I guess building sidewalks, and reducing pedestrian deaths (especially children) doesn’t add to the Chaebol bottom line!
How do you make a cross country network of canals in a highly mountainous region? Are these canals going to snake up and down the slopes?
And I’ve always wondered why the very large and easily accessible Han river was completely devoid of shipping traffic and effectively cut off from it by low-lying bridges. Why don’t they use it for moving stuff?
Well, they almost utilize it, they built the olympic and gangbyeon parkways as continuous bridges along its banks.

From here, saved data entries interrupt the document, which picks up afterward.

template <int KIND, int NA, bool OD>
__global__ void __launch_bounds__(UMPA_REPLAY_THREADS, 3)
replay_walk_kernel(ModelDev m, Maps M, ReplayArgs R, RegionArgs A, OdArgs od_in)
{
    OdArgs od = od_in;
    if (!OD) od.mode = 0;
    __shared__ double memo_lds[25 * UMPA_REPLAY_THREADS];
    const LdsMemo<UMPA_REPLAY_THREADS> memo = {memo_lds + threadIdx.y * 64 + threadIdx.x};
    const int nparked = od.mode == 3 ? __builtin_amdgcn_readfirstlane(gp(od.cnt_in)[OD_C_PX]) : 0;
  for (int q = (blockIdx.y * gridDim.x + blockIdx.x) * UMPA_REPLAY_THREADS + threadIdx.y * 64 + threadIdx.x, first = 1;;
       q += gridDim.x * gridDim.y * UMPA_REPLAY_THREADS, first = 0) {
    int xi, xj;
    bool live;
    if (od.mode == 3) {
        if (__builtin_amdgcn_readfirstlane(q & ~63) >= nparked) break;
        live = q < nparked;
        const int pxq = live ? gp(od.px_in)[q] : 0;
        xi = pxq / A.N1; xj = pxq - xi * A.N1;
    } else if (od.mode == 1) {
        if (!first) break;
        live = od_seed_pixel(od, R.drow0, A.step0, A.step1, xi, xj);
        live = live && xi >= R.row0 && xi < R.row0 + R.rows && xj < A.N1;
    } else {
        if (!first) break;
        if (OD && od.sub > 1) {
            xj = (blockIdx.x * 64 + threadIdx.x) * od.sub + (od.sub >> 1);
            xi = (blockIdx.y * UMPA_REPLAY_ROWS + threadIdx.y) * od.sub + (od.sub >> 1);
        } else {
            const int bwl = R.bw_log2;
            xj = (blockIdx.x << bwl) + (threadIdx.x & ((1 << bwl) - 1));
            xi = ((blockIdx.y * UMPA_REPLAY_ROWS + threadIdx.y) << (6 - bwl)) + (threadIdx.x >> bwl);
        }
        xi += R.row0;
        live = xi < R.row0 + R.rows && xj < A.N1;
    }
    const size_t px = (size_t)xi * A.pitch + xj;
    size_t tpx = (size_t)(xi * A.step0 - R.drow0) * R.N1d + (size_t)xj * A.step1;
    if (R.strip_w > 0) {
        const int dc = xj * A.step1, strip = dc / R.strip_w, UJr = 2 * m.ms - 1;
        tpx = (((size_t)strip * R.drows + (size_t)(xi * A.step0 - R.drow0)) * (size_t)(UJr * UJr)) * R.tw + (size_t)(dc - strip * R.strip_w);
    }
    if (live && A.cover && gp(A.cover)[px] < A.thr) live = false;
    OdLane L;
    if (live && !od_begin(od, xi * A.step0 - R.drow0, xj * A.step1, L)) live = false;
    if (live) {
    const int i = A.org0 + A.step0 * xi, j = A.org1 + A.step1 * xj;
    constexpr int NFIX = NA > 0 ? NA : UMPA_KFIX;
    double fixed[NFIX];
    if (KIND == 1) {
        const size_t plane = (size_t)M.H * M.W, x0 = (size_t)i * M.W + j;
        const UMPA_GLOBAL double* __restrict__ fx = gp(m.ref_mode ? M.MR : M.WS);
        if constexpr (NA > 0) {
#pragma unroll
            for (int qq = 0; qq < (NA + 1) / 2; qq++) {
                const map_pair_t v = *reinterpret_cast<const UMPA_GLOBAL map_pair_t*>(fx + ((size_t)qq * plane + x0) * 2);
                fixed[2 * qq] = v[0];
                if (2 * qq + 1 < NFIX) fixed[2 * qq + 1] = v[1];
            }
        } else {
#pragma unroll
            for (int k = 0; k < NFIX; k++) fixed[k] = k < m.Na ? fx[map_at(k, x0, plane)] : 0.0;
        }
    }
    PixConst pc = {0.0, 0.0, 0.0, 0.0};
    {
        const size_t x0 = (size_t)i * M.W + j;
        if (m.ref_mode) {
            pc.t3 = gp(M.RefSq)[x0];
            if (KIND == 1) {
#pragma unroll
                for (int k = 0; k < NFIX; k++) if (NA > 0 || k < m.Na) pc.t2 = fma(fixed[k], fixed[k], pc.t2);
                for (int k = NFIX; k < m.Na; k++) { const double a = gp(M.MR)[map_at(k, x0, (size_t)M.H * M.W)]; pc.t2 = fma(a, a, pc.t2); }
                pc.t6 = m.win_sum * pc.t2;
            }
        } else pc.t1 = gp(M.SamSq)[x0];
    }
    Walk w;
    walk_begin(w, memo, A.uv ? gp(A.uv)[2 * px] : 0.0, A.uv ? gp(A.uv)[2 * px + 1] : 0.0);
    if (R.ablate & 1) {
        double csum = 0.0;
        Fit fit = w.live;
        for (int n = 0; n < 18; n++) {
            double c = 0.0;
            eval_lookup<KIND, NA>(m, M, R, m.ref_mode, i, j, tpx, (n % 5) - 2, (n / 5) - 2, fixed, pc, c, fit);
            csum += c;
        }
        w.out = csum; w.live = fit; w.phase = PH_DONE; w.status = 1;
    }
    const int sigma = m.ref_mode ? -1 : 1;
    while (w.phase < PH_FIT) {
        if (!od_check(od, L, m.ms, sigma, w.req_i, w.req_j)) break;
        double c = 0.0;
        Fit fit = w.live;
        if constexpr (!OD && NA > 0 && NA <= UMPA_REPLAY_SPECULATE_NA && UMPA_REPLAY_SPECULATE) {
            int si = w.req_i, sj = w.req_j;
            const bool spec = walk_speculate(w, si, sj);
            const int st = shift_status(m.ms, w.req_i, w.req_j), st2 = shift_status(m.ms, si, sj);
            const bool ok1 = st == UMPA_ST_OK, ok2 = st2 == UMPA_ST_OK;
            LookupRaw<NA> r1, r2;
            lookup_load<KIND, NA>(m, M, R, m.ref_mode, i, j, tpx, ok1 ? w.req_i : 0, ok1 ? w.req_j : 0, r1);
            lookup_load<KIND, NA>(m, M, R, m.ref_mode, i, j, tpx, ok2 ? si : 0, ok2 ? sj : 0, r2);
            double c2 = 0.0;
            Fit fit2 = w.live;
            lookup_solve<KIND, NA>(m, m.ref_mode, r1, fixed, pc, c, fit);
            lookup_solve<KIND, NA>(m, m.ref_mode, r2, fixed, pc, c2, fit2);
            walk_feed(w, memo, st, c, fit, m.call_cap);
            if (spec && w.phase < PH_FIT && w.req_i == si && w.req_j == sj) walk_feed(w, memo, st2, c2, fit2, m.call_cap);
        } else {
            const int st = eval_lookup<KIND, NA>(m, M, R, m.ref_mode, i, j, tpx, w.req_i, w.req_j, fixed, pc, c, fit);
            walk_feed(w, memo, st, c, fit, m.call_cap);
        }
    }
    if (L.miss) od_park(od, L, xi * A.N1 + xj);
    else if (!(OD && od.sub > 1)) {
        double nb[16];
        walk_finish(w, memo, (R.ablate & 2) ? 0 : m.subpx, nb);
        if (KIND == 1 && (w.live.t != 0.0 || w.live.v != 0.0))
            w.live.v = w.live.v / w.live.t;
        store_pixel(A, px, KIND, w, memo, nb);
    }
    }
    if (od.mode == 1) od_record_visited(od, L, live);
  }
}

typedef hipError_t (*TableConsumer)(void* user, const ModelDev& dev, const Maps& M, const ReplayArgs& R, const RegionArgs& A,
                                    hipStream_t s);

struct TiledState {
    TableConsumer consumer = nullptr;  void* consumer_user = nullptr;
    double* maps = nullptr;   size_t maps_cap = 0;
    double* table = nullptr;  size_t table_cap = 0;
    bool table_limited = false;
    Sep1D sep;
    bool separable = false;
    int sep_nw = -1;
    bool ref_maps_ok = false;
    int ref_kind = -1, ref_K = 0;
    size_t ref_plane = 0;
    int ref_rect[4] = {0, 0, 0, 0};
    void* od_buf = nullptr;   size_t od_cap = 0;
    int* od_host = nullptr;   int od_slot = 0;
    const int* stat_slots[64];  int stat_n = 0;
    double stat_total_passes = 0.0;
};
#define UMPA_OD_SLOTS 256

struct TimedLaunch { int name; hipEvent_t t0, t1; double fma; const int* counts; double fma_per; };
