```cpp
hipError_t build_tables(hipStream_t st, int kw, uint32_t n_bases, const uint32_t *bxy, const uint8_t *bstatus,
                        uint32_t *bases_jac, uint32_t *sub, uint32_t *pscr, uint32_t *table, uint64_t n_items) {
  const bool k8_direct = kw == 8 && n_bases <= g_k8_direct_keys;
  if (n_bases == 0) return hipSuccess;
  const int w = kw == 0 ? BV_GL : kw == 8 ? (k8_direct ? BV_KW : BV_KL) : BV_K12L;
  const int nwin = kw == 0 ? BV_GNSUB : kw == 8 ? (k8_direct ? BV_KNWIN : BV_KNSUB) : BV_K12NSUB;
  const int lat = kw == 12 ? k12_lat_mask(!lat_variant(n_items)) : 3;
  if (g_coop_bases)
    hipLaunchKernelGGL(k_table_bases_coop, dim3(n_bases), dim3(64), 0, st, n_bases, bxy, bstatus, bases_jac, w, nwin);
  else if (lat & 1)
    hipLaunchKernelGGL(k_table_bases<true>, grid1(n_bases, 64), dim3(64), 0, st, n_bases, bxy, bstatus, bases_jac, w,
                       nwin);
  else
    hipLaunchKernelGGL(k_table_bases<false>, grid1(n_bases, 64), dim3(64), 0, st, n_bases, bxy, bstatus, bases_jac, w,
                       nwin);
  hipError_t e = hipGetLastError();
  if (e != hipSuccess) return e;
  if (kw == 0) {
    hipLaunchKernelGGL((k_table_fill<BV_GL, BV_GNSUB, false>), dim3(BV_GNSUB * ((1u << BV_GL) / 256u), 1), dim3(256),
                       0, st, bases_jac, bstatus, sub);
    e = hipGetLastError();
    if (e != hipSuccess) return e;
    for (uint32_t j = 0; j < BV_GNWIN; j++) {
      const int live_bits = 256 - BV_GW * (int)j;
      const uint64_t live = live_bits >= BV_GW - 1 ? BV_GENT : (1ull << live_bits) + 1;
      const uint32_t blocks = (uint32_t)((live + 4095) / 4096);
      for (uint32_t c0 = 0; c0 < blocks; c0 += BV_GPAIR_BLOCKS) {
        const uint32_t nb = blocks - c0 < BV_GPAIR_BLOCKS ? blocks - c0 : BV_GPAIR_BLOCKS;
        hipLaunchKernelGGL((k_table_pair_g<BV_GW, BV_GL>), dim3(nb), dim3(256), 0, st, sub, table, (uint4 *)pscr, j,
                           c0);
        e = hipGetLastError();
        if (e != hipSuccess) return e;
      }
    }
  } else if (k8_direct) {
    hipLaunchKernelGGL((k_table_fill<BV_KW, BV_KNWIN, true>), dim3(BV_KNWIN * ((1u << BV_KW) / 256u), n_bases),
                       dim3(256), 0, st, bases_jac, bstatus, table);
  } else if (kw == 8) {
    constexpr uint32_t fill_blocks = (BV_KNSUB << BV_KL) / 256u;
    if (lat_variant(n_items) && n_bases <= 256)
      hipLaunchKernelGGL((k_table_fill<BV_KL, BV_KNSUB, false, 256, true>), dim3(fill_blocks, n_bases), dim3(256), 0,
                         st, bases_jac, bstatus, sub);
    else
      hipLaunchKernelGGL((k_table_fill<BV_KL, BV_KNSUB, false, 256, false>), dim3(fill_blocks, n_bases), dim3(256), 0,
                         st, bases_jac, bstatus, sub);
    e = hipGetLastError();
    if (e != hipSuccess) return e;
    if (n_bases <= 64)
      hipLaunchKernelGGL((k_table_pair_u<BV_KW, BV_KL, BV_KNWIN, 1>), dim3(BV_KNWIN, n_bases), dim3(256), 0, st, sub,
                         bstatus, table, (uint4 *)pscr);
    else if (n_bases <= 256)
      hipLaunchKernelGGL((k_table_pair_u<BV_KW, BV_KL, BV_KNWIN, 4>), dim3(BV_KNWIN / 4, n_bases), dim3(256), 0, st, sub,
                         bstatus, table, (uint4 *)pscr);
    else
      hipLaunchKernelGGL((k_table_pair_u<BV_KW, BV_KL, BV_KNWIN, BV_KNWIN>), dim3(1, n_bases), dim3(256), 0, st, sub,
                         bstatus, table, (uint4 *)pscr);
  } else {
    if (lat & 2)
      hipLaunchKernelGGL((k_table_fill<BV_K12L, BV_K12NSUB, false, 1 << BV_K12L, true>), dim3(BV_K12NSUB, n_bases),
                         dim3(1 << BV_K12L), 0, st, bases_jac, bstatus, sub);
    else
      hipLaunchKernelGGL((k_table_fill<BV_K12L, BV_K12NSUB, false, 1 << BV_K12L, false>), dim3(BV_K12NSUB, n_bases),
                         dim3(1 << BV_K12L), 0, st, bases_jac, bstatus, sub);
    e = hipGetLastError();
    if (e != hipSuccess) return e;
    hipLaunchKernelGGL((k_table_pair<BV_K12W, BV_K12L, BV_K12NWIN>), dim3(BV_K12NWIN, n_bases), dim3(256), 0, st, sub,
                       bstatus, table, (uint4 *)pscr);
  }
  return hipGetLastError();
}

hipError_t sinv(hipStream_t st, uint64_t n, uint32_t M, const uint32_t *s_be, const uint8_t *pre, uint32_t *w) {
  if (n == 0) return hipSuccess;
  const uint64_t threads = (n + M - 1) / M;
  hipLaunchKernelGGL(k_sinv, grid1(threads, 256), dim3(256), 0, st, n, M, s_be, pre, w);
  return hipGetLastError();
}

hipError_t glv_split(hipStream_t st, uint64_t n, const uint32_t *r_be, const uint32_t *w, uint32_t *u12) {
  if (n == 0) return hipSuccess;
  hipLaunchKernelGGL(k_glv_split, grid1(n, 256), dim3(256), 0, st, n, r_be, w, u12);
  return hipGetLastError();
}

hipError_t verify_g(hipStream_t st, uint64_t n, uint64_t lo, uint64_t hi, const uint32_t *item_key,
                    const uint32_t *r_be, const uint32_t *s_be, const uint8_t *pre, const uint8_t *kst,
                    const uint32_t *item_msg, const uint32_t *dig, const uint32_t *w, uint32_t *u12,
                    const uint32_t *g_table, uint32_t *rg, bool split) {
  if (hi <= lo) return hipSuccess;
  const bool lat = lat_variant(n);
  auto k = lat ? (split ? k_verify_g<true, true> : k_verify_g<true, false>)
               : (split ? k_verify_g<false, true> : k_verify_g<false, false>);
  hipLaunchKernelGGL(k, grid1(hi - lo, 256), dim3(256), 0, st, n, lo, hi, item_key, r_be, s_be, pre, kst, item_msg,
                     dig, w, u12, g_table, rg);
  return hipGetLastError();
}

hipError_t verify_q(hipStream_t st, int kw, uint64_t n, uint64_t lo, uint64_t hi, const uint32_t *item_key,
                    const uint32_t *r_be, const uint32_t *s_be, const uint8_t *pre, const uint8_t *kst,
                    const uint32_t *u12, const uint32_t *key_table, const uint64_t *key_tabs, const uint32_t *rg,
                    uint8_t *status, uint64_t *bits) {
  if (hi <= lo) return hipSuccess;
  const bool lat = lat_variant(n);
#define BV_LAUNCH_Q(W, NWIN, KT, KTABS)                                                                             \
  if (lat)                                                                                                       \
    hipLaunchKernelGGL((k_verify_q<W, NWIN, true>), grid1(hi - lo, 256), dim3(256), 0, st, n, lo, hi, item_key,  \
                       r_be, s_be, pre, kst, u12, KT, KTABS, rg, status, bits);                                  \
  else                                                                                                           \
    hipLaunchKernelGGL((k_verify_q<W, NWIN, false>), grid1(hi - lo, 256), dim3(256), 0, st, n, lo, hi, item_key,   \
                       r_be, s_be, pre, kst, u12, KT, KTABS, rg, status, bits);
  if (kw == 8) {
    BV_LAUNCH_Q(BV_KW, BV_KNWIN, key_table, nullptr)
  } else if (kw == 12) {
    BV_LAUNCH_Q(BV_K12W, BV_K12NWIN, key_table, nullptr)
  } else {
    BV_LAUNCH_Q(BV_KCW, BV_KCNWIN, nullptr, key_tabs)
  }
#undef BV_LAUNCH_Q
  return hipGetLastError();
}

hipError_t verify_qf(hipStream_t st, int kw, uint64_t n, uint64_t lo, uint64_t hi, const uint32_t *item_key,
                     const uint32_t *r_be, const uint32_t *s_be, const uint8_t *pre, const uint8_t *kst,
                     const uint32_t *w, const uint32_t *key_table, const uint64_t *key_tabs, uint32_t *rq) {
  if (hi <= lo) return hipSuccess;
  const bool lat = lat_variant(n);
#define BV_LAUNCH_QF(W, NWIN, KT, KTABS)                                                                            \
  if (lat)                                                                                                       \
    hipLaunchKernelGGL((k_verify_qf<W, NWIN, true>), grid1(hi - lo, 256), dim3(256), 0, st, n, lo, hi, item_key, \
                       r_be, s_be, pre, kst, w, KT, KTABS, rq);                                                  \
  else                                                                                                           \
    hipLaunchKernelGGL((k_verify_qf<W, NWIN, false>), grid1(hi - lo, 256), dim3(256), 0, st, n, lo, hi, item_key, \
                       r_be, s_be, pre, kst, w, KT, KTABS, rq);
  if (kw == 8) {
    BV_LAUNCH_QF(BV_KW, BV_KNWIN, key_table, nullptr)
  } else if (kw == 12) {
    BV_LAUNCH_QF(BV_K12W, BV_K12NWIN, key_table, nullptr)
  } else {
    BV_LAUNCH_QF(BV_KCW, BV_KCNWIN, nullptr, key_tabs)
  }
#undef BV_LAUNCH_QF
  return hipGetLastError();
}

// ... 90 lines not shown
```

### babble_amd/csrc/verify_core.h

```cpp
#pragma once
#include <type_traits>
#include <stdint.h>

#include "../../include/babbleverify.h"
#include "geometry.h"
#include "coop.h"
#include "point.h"
#include "sha256.h"

#define KS_OK 0
#define KS_EMPTY 1
#define KS_BAD 2

static constexpr uint32_t P_MINUS_N[8] = {0x2FC9BAEEu, 0x402DA172u, 0x50B75FC4u, 0x45512319u,
                                          0x00000001u, 0u, 0u, 0u};

DEV void fe_load_be(fe &r, const uint8_t *b) {
#pragma unroll
  for (int i = 0; i < 8; i++) {
    const uint8_t *q = b + 4 * (7 - i);
    r.v[i] = ((uint32_t)q[0] << 24) | ((uint32_t)q[1] << 16) | ((uint32_t)q[2] << 8) | q[3];
  }
}
DEV void fe_load_be_words(fe &r, const uint32_t *w) {
// ... 152 lines not shown
  fe zi2, zi3, x, y;
  fe_sqr(zi2, zi);
  fe_mul(zi3, zi2, zi);
  fe_mul(x, R.X, zi2);
  fe_mul(y, R.Y, zi3);
  fe_canon(x);
  fe_canon(y);
  if (d == 0 || inf) {
    fe_set(x, 0);
    fe_set(y, 0);
  }
  uint32_t v[16];
#pragma unroll
  for (int i = 0; i < 8; i++) {
    v[i] = x.v[i];
    v[8 + i] = y.v[i];
  }
  store16(entry, v);
  if (phi) {
    fe beta, bx;
    fe_load(beta, FE_BETA);
    fe_mul(bx, x, beta);
    fe_canon(bx);
#pragma unroll
    for (int i = 0; i < 8; i++) v[i] = bx.v[i];
    store16(phi, v);
  }
}

DEV int pair_kind(uint32_t lo, uint32_t hi) { return (lo ? 1 : 0) | (hi ? 2 : 0); }

DEV uint32_t k12_digit(uint32_t d, uint32_t ent) { return d ? d : ent; }

DEV void pair_load(const uint32_t *s_lo, const uint32_t *s_hi, uint32_t lo, uint32_t hi, fe &x1, fe &y1, fe &x2,
                   fe &y2) {
  fe_load(x1, s_lo + BV_ENTRY_U32 * lo);
  fe_load(y1, s_lo + BV_ENTRY_U32 * lo + 8);
  fe_load(x2, s_hi + BV_ENTRY_U32 * hi);
  fe_load(y2, s_hi + BV_ENTRY_U32 * hi + 8);
}

DEV void pair_denominator(fe &H, int kind, const fe &x1, const fe &x2) {
  if (kind == 3) fe_sub(H, x2, x1);
  else fe_set(H, 1);
}

DEV void pair_store(uint32_t *entry, uint32_t *phi, int kind, const fe &x1, const fe &y1, const fe &x2, const fe &y2,
                    const fe &Hinv) {
  fe x, y;
  if (kind == 3) {
    fe lam, t;
    fe_sub(t, y2, y1);
    fe_mul(lam, t, Hinv);
    fe_sqr(x, lam);
    fe_sub(x, x, x1);
    fe_sub(x, x, x2);
    fe_sub(t, x1, x);
    fe_mul(y, lam, t);
    fe_sub(y, y, y1);
  } else if (kind == 1) {
    x = x1;
    y = y1;
  } else {
    x = x2;
    y = y2;
  }
  fe_canon(x);
  fe_canon(y);
  uint32_t v[16];
#pragma unroll
  for (int i = 0; i < 8; i++) {
    v[i] = x.v[i];
    v[8 + i] = y.v[i];
  }
  store16(entry, v);
  if (!phi) return;
  fe beta, bx;
  fe_load(beta, FE_BETA);
  fe_mul(bx, x, beta);
  fe_canon(bx);
#pragma unroll
  for (int i = 0; i < 8; i++) v[i] = bx.v[i];
  store16(phi, v);
}

DEV void sc_sqrn(sc &a, int n) {
#pragma unroll 1
  for (int i = 0; i < n; i++) sc_mont(a, a, a);
}

DEV void sc_inverse(sc &r, const sc &x) {
  sc x2, x3, x5, x7, x9, x11, x13, x15;
  sc_mont(x2, x, x);
  sc_mont(x3, x2, x);
  sc_mont(x5, x3, x2);
  sc_mont(x7, x5, x2);
  sc_mont(x9, x7, x2);
  sc_mont(x11, x9, x2);
  sc_mont(x13, x11, x2);
  sc_mont(x15, x13, x2);
  sc a2 = x3, a4, a8, a16, a32, a64, t;
  a4 = a2; sc_sqrn(a4, 2); sc_mont(a4, a4, a2);
  a8 = a4; sc_sqrn(a8, 4); sc_mont(a8, a8, a4);
  a16 = a8; sc_sqrn(a16, 8); sc_mont(a16, a16, a8);
  a32 = a16; sc_sqrn(a32, 16); sc_mont(a32, a32, a16);
  a64 = a32; sc_sqrn(a64, 32); sc_mont(a64, a64, a32);
  t = a64;
  sc_sqrn(t, 32); sc_mont(t, t, a32);
  sc_sqrn(t, 16); sc_mont(t, t, a16);
  sc_sqrn(t, 8); sc_mont(t, t, a8);
  sc_sqrn(t, 4); sc_mont(t, t, a4);
  sc_sqrn(t, 2); sc_mont(t, t, a2);
  sc_sqrn(t, 1); sc_mont(t, t, x);
  sc_sqrn(t, 1);
#define SQM(n, m) sc_sqrn(t, n); sc_mont(t, t, m);
  SQM(4, x11) SQM(3, x5) SQM(4, x5) SQM(4, x7) SQM(5, x13) SQM(2, x3) SQM(5, x7) SQM(6, x13)
  SQM(5, x11) SQM(4, x13) SQM(3, x) SQM(6, x5) SQM(10, x7) SQM(4, x7) SQM(5, x15) SQM(4, x15)
  SQM(5, x9) SQM(6, x11) SQM(4, x13) SQM(5, x3) SQM(6, x13) SQM(10, x13) SQM(4, x9) SQM(9, x9)
  SQM(4, x15) SQM(1, x)
#undef SQM
  r = t;
}

DEV bool s_usable(const uint8_t *pre, uint64_t i, const sc &s) {
  return (pre == nullptr || pre[i] == 0) && !u256_is_zero(s.v) && u256_lt(s.v, SC_N);
}

DEV void sinv_thread(uint64_t t, uint64_t T, uint64_t n_items, uint32_t M, const uint32_t *s_be, const uint8_t *pre,
                     uint32_t *w_out) {
  sc R1, one;
  sc_load_const(R1, SC_R1);
#pragma unroll
  for (int k = 0; k < 8; k++) one.v[k] = k == 0 ? 1u : 0u;
  sc acc = R1;
  for (uint32_t m = 0; m < M; m++) {
    const uint64_t i = t + (uint64_t)m * T;
    if (i >= n_items) break;
    sc s;
    sc_load_be_words(s, s_be + 8 * i);
    if (!s_usable(pre, i, s)) s = one;
    uint4 *q = (uint4 *)(w_out + 8 * i);
    q[0] = make_uint4(acc.v[0], acc.v[1], acc.v[2], acc.v[3]);
    q[1] = make_uint4(acc.v[4], acc.v[5], acc.v[6], acc.v[7]);
    sc_mont(acc, acc, s);
  }
  sc inv;
  sc_inverse_var(inv, acc);
  sc_mont(inv, inv, one);
  for (int m = (int)M - 1; m >= 0; m--) {
    const uint64_t i = t + (uint64_t)m * T;
    if (i >= n_items) continue;
    sc s, pfx, w;
    sc_load_be_words(s, s_be + 8 * i);
    if (!s_usable(pre, i, s)) s = one;
    uint4 *q = (uint4 *)(w_out + 8 * i);
    const uint4 a = q[0], b = q[1];
    pfx.v[0] = a.x; pfx.v[1] = a.y; pfx.v[2] = a.z; pfx.v[3] = a.w;
    pfx.v[4] = b.x; pfx.v[5] = b.y; pfx.v[6] = b.z; pfx.v[7] = b.w;
    sc_mont(w, inv, pfx);
    sc_mont(inv, inv, s);
    q[0] = make_uint4(w.v[0], w.v[1], w.v[2], w.v[3]);
    q[1] = make_uint4(w.v[4], w.v[5], w.v[6], w.v[7]);
  }
}

DEV void item_scalars(uint64_t i, const uint32_t *r_be, const uint32_t *item_msg, const uint32_t *digest_words,
// ... 666 lines not shown
```

Baseline: 531.9 million verifies/s.

## Use integer GLV split and shared-multiple K12 table fill

```diff
diff --git a/babble_amd/csrc/bv_api.cpp b/babble_amd/csrc/bv_api.cpp
--- a/babble_amd/csrc/bv_api.cpp
+++ b/babble_amd/csrc/bv_api.cpp
@@ -38,6 +38,10 @@
 #define BV_PREP_M 16
 #endif
 constexpr uint32_t kPrepM = BV_PREP_M;
+#ifndef BV_PREP_LANES
+#define BV_PREP_LANES 65536
+#endif
+constexpr uint64_t kPrepLanes = BV_PREP_LANES;
 constexpr uint32_t kRgWords = 33;
 #ifndef BV_FUSED_KC
 #define BV_FUSED_KC 1
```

Maybe they should build another bridge along the center of the Han?
As I understand it, the majority of the canal’s length will be comprised of a dredged-to-navigable-depth Nakdong River—probably the only feasible course for the reason you cited.
It makes perfect sense to me. Lee was the CEO of a construction company and it’s not likely he’s completely severed his ties. So, it’s in his own (financial) best interest of him and his cronies to keep the taxpayer money flowing into his and his cronies’ pockets.
So, the real question is how many people in his party are not on the take for this personal pork-barrel project.
I also can’t resist pointing out the similarities in the U.S. with Bush/Oil and Cheney/War. Bush and Cheney at least had to come up with some
liespretexts to fatten their (own, family, and crony) pockets with taxpayer money.However, corruption in Korea is so rampant that Lee Myung-Bak can pretty do in the open what Bush, Cheney, and cronies had to go through a lot of trouble to do.